* _YOUR TASK_: How many lines in these entries contain the string "rest"? Reply with the number alone.

Stored items:
============================================================

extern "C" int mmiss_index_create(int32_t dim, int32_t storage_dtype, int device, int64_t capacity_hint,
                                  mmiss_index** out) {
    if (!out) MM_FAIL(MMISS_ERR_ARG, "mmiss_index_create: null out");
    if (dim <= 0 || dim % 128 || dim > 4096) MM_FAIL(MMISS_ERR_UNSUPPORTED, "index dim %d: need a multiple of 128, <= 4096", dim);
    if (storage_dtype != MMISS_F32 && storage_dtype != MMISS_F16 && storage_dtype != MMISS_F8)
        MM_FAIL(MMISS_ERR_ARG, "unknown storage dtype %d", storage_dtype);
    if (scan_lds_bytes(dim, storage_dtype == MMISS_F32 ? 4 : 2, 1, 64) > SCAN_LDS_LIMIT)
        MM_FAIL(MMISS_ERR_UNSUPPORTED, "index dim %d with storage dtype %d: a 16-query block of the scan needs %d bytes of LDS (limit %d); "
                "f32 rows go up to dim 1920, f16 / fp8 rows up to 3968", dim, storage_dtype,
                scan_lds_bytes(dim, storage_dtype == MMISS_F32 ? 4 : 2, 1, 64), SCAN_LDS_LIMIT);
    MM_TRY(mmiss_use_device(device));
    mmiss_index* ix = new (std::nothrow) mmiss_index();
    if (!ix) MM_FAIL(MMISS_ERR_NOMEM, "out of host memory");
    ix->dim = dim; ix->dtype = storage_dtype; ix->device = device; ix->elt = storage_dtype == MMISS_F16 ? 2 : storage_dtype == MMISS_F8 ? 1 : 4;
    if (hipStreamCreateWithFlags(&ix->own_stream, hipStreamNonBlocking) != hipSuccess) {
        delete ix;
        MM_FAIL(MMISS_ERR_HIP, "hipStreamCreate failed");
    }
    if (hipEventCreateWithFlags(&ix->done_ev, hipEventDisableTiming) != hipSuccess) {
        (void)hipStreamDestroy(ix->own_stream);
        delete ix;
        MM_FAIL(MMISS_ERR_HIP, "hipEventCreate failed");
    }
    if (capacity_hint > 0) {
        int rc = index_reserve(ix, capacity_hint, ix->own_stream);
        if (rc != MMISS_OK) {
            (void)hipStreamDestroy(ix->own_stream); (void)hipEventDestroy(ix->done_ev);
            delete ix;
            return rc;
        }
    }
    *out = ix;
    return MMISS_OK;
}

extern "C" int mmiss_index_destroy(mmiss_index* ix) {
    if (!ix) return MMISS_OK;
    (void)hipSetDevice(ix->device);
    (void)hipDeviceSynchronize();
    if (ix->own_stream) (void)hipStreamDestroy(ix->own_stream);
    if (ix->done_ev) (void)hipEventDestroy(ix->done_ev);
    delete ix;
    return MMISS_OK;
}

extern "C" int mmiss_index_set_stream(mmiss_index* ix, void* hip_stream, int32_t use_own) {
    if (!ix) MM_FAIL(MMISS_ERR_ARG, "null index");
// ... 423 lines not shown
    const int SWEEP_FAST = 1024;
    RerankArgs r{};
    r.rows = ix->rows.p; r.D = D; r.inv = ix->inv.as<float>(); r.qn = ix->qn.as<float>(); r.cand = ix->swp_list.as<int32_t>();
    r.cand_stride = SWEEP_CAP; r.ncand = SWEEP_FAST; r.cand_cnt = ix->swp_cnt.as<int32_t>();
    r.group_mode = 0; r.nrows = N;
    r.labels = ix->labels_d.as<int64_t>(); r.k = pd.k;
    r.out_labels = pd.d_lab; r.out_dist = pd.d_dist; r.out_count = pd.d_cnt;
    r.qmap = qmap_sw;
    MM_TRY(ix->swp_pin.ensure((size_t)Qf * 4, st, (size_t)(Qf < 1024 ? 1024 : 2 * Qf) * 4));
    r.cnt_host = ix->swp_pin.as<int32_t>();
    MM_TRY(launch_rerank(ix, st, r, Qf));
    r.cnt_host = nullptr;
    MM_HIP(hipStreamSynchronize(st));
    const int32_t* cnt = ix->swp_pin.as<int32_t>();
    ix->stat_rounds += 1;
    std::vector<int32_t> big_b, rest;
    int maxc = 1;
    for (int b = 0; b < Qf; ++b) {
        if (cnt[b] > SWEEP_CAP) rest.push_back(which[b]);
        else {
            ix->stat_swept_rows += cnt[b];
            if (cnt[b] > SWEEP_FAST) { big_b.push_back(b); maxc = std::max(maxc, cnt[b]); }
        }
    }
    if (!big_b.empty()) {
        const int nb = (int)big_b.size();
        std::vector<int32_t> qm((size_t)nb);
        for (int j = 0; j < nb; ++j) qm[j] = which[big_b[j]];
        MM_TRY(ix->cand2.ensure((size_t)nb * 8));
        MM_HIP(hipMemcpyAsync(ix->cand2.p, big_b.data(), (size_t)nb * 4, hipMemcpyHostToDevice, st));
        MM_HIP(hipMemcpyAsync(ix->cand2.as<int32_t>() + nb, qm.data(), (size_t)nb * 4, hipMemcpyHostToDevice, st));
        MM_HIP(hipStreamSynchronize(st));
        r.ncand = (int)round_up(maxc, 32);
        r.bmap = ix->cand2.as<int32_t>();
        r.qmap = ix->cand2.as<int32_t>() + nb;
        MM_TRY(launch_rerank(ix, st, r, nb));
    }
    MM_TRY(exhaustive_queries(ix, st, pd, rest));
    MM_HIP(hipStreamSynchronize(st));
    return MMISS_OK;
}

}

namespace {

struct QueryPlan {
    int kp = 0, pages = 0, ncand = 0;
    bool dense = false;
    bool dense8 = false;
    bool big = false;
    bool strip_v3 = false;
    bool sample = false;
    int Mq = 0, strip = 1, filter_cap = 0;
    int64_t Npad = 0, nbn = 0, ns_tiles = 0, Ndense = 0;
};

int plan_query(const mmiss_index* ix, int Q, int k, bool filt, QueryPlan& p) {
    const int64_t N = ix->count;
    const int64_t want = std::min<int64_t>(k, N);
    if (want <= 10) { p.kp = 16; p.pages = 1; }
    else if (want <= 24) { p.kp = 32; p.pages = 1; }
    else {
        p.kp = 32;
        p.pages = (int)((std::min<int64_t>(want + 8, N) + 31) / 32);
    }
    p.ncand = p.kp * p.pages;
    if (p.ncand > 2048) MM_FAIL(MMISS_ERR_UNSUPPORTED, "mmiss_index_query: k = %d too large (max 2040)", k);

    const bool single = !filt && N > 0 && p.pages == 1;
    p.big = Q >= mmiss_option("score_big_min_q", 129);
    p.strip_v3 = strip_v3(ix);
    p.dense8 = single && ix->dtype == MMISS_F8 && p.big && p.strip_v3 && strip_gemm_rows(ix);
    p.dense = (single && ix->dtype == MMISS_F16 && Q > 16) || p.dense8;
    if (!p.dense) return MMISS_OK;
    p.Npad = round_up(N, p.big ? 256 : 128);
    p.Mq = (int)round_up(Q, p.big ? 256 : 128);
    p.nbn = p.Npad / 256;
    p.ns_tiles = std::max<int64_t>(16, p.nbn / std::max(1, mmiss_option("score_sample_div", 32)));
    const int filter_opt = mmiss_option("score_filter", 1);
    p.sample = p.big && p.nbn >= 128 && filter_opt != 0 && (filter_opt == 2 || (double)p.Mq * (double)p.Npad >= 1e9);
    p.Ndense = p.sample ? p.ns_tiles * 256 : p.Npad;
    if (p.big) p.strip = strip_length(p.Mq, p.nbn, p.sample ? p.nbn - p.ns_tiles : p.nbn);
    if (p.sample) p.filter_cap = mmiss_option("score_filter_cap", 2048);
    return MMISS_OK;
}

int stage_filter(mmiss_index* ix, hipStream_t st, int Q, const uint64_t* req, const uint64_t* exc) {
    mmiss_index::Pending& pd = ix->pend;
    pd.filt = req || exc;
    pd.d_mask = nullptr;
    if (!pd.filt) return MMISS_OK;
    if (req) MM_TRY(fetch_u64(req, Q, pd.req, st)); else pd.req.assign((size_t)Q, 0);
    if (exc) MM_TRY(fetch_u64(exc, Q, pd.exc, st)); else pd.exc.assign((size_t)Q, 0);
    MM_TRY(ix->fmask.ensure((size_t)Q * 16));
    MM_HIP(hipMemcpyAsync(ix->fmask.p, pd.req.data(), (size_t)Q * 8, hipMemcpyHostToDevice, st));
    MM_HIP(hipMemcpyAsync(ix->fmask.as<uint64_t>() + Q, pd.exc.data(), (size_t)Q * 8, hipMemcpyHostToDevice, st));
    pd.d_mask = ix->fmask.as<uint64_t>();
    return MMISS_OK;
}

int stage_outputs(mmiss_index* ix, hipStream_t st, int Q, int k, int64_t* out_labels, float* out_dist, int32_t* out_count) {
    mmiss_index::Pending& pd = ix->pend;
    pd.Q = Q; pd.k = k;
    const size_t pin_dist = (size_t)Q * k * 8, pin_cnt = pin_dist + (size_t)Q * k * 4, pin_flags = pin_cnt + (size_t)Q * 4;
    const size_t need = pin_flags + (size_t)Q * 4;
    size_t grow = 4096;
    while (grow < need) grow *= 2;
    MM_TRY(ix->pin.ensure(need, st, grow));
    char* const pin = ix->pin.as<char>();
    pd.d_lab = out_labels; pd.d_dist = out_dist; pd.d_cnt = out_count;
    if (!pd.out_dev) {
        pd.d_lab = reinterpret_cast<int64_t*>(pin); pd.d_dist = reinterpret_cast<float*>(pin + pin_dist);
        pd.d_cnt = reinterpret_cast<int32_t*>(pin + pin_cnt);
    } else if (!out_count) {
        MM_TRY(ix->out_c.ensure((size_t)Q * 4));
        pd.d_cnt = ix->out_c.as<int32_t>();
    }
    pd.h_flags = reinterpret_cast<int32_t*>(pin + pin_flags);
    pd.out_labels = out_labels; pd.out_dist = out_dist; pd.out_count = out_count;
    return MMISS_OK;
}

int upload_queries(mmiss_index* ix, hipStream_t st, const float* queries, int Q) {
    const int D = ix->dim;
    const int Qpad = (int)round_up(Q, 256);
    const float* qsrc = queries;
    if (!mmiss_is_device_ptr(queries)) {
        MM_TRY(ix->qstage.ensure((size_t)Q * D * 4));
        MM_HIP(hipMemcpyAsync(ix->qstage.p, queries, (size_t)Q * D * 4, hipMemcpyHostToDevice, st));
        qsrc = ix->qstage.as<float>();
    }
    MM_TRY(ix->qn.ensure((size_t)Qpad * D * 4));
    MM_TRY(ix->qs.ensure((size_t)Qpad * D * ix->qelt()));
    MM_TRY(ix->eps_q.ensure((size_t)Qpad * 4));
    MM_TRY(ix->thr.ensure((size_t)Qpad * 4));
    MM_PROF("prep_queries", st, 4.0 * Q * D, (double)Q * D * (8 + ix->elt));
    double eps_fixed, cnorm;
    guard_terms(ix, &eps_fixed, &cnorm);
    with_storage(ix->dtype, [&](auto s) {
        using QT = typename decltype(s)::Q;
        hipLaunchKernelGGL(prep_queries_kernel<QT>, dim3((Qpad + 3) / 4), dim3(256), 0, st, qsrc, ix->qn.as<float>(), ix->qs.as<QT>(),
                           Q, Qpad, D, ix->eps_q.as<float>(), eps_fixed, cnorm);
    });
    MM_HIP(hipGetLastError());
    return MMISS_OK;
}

============================================================

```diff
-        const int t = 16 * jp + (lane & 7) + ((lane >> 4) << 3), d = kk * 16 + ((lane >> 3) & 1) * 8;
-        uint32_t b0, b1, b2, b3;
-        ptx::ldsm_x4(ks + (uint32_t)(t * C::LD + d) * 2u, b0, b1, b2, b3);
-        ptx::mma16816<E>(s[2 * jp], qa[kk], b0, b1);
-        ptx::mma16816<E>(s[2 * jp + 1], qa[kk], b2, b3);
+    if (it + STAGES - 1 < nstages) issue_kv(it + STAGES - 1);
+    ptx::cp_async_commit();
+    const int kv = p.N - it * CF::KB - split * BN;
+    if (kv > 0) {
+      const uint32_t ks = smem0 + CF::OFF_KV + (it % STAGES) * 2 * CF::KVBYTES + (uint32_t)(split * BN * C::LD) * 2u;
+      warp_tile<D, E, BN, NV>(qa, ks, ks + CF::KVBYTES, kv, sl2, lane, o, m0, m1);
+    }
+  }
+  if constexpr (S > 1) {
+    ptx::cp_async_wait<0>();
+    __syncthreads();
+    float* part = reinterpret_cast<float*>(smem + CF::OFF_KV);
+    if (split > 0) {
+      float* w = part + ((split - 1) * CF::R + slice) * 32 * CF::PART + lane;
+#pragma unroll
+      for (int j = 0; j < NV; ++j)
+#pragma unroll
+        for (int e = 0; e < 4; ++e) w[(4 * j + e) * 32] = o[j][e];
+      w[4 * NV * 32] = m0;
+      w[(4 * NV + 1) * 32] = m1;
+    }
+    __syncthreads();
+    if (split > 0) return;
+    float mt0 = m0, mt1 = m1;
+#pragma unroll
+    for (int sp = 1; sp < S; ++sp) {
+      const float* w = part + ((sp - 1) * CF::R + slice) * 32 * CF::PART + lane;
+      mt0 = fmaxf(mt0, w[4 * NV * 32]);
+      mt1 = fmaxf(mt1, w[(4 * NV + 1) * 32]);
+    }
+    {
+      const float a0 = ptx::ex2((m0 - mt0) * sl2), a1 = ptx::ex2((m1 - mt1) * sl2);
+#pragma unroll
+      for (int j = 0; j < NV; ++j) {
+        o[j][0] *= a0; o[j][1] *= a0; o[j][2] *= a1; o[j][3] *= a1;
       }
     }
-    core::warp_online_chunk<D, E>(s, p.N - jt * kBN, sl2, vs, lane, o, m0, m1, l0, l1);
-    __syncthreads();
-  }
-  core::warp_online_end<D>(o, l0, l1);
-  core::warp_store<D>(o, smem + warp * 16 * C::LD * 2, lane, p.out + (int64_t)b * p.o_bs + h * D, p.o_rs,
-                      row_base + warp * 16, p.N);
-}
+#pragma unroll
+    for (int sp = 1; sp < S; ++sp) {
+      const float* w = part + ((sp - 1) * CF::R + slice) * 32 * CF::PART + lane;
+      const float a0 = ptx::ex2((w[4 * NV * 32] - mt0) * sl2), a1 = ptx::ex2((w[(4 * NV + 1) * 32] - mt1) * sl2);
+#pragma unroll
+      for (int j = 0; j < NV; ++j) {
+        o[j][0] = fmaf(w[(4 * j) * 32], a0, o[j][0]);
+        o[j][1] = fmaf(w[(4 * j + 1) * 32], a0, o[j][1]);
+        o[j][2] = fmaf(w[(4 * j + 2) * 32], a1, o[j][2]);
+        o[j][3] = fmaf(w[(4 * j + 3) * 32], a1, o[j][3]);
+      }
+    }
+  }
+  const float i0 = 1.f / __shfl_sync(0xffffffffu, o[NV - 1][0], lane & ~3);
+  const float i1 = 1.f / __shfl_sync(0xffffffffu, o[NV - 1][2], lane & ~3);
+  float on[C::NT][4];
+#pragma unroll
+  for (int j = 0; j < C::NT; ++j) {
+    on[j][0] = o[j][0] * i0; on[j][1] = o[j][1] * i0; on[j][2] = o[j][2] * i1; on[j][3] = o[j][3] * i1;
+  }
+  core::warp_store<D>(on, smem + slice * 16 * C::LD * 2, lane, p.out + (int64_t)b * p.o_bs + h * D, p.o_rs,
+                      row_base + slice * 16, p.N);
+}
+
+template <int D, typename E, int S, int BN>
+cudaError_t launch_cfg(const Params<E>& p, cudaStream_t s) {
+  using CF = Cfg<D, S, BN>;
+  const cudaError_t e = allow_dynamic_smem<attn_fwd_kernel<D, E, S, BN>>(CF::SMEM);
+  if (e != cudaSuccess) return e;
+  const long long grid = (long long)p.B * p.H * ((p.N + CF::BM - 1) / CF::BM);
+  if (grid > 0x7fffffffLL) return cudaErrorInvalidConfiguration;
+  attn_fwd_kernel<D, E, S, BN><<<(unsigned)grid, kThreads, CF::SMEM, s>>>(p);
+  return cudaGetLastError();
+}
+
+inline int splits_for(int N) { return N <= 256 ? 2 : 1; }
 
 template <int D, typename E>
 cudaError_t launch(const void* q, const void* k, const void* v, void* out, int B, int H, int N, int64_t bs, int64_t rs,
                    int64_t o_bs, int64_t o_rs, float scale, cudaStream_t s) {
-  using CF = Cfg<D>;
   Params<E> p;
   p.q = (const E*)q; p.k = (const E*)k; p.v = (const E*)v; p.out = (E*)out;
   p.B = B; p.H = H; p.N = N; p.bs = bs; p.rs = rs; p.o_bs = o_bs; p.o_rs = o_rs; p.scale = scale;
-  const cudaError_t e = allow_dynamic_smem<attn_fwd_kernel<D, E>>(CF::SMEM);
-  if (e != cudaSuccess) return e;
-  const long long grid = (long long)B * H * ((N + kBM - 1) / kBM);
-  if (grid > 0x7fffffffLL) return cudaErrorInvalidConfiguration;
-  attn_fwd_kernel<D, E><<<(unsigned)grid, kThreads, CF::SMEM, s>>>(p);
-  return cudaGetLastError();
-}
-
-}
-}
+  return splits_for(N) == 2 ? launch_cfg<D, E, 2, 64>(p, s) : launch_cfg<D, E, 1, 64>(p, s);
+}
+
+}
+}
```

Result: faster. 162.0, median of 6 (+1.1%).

============================================================

* _SOLUTION TO THIS EXERCISE_: 3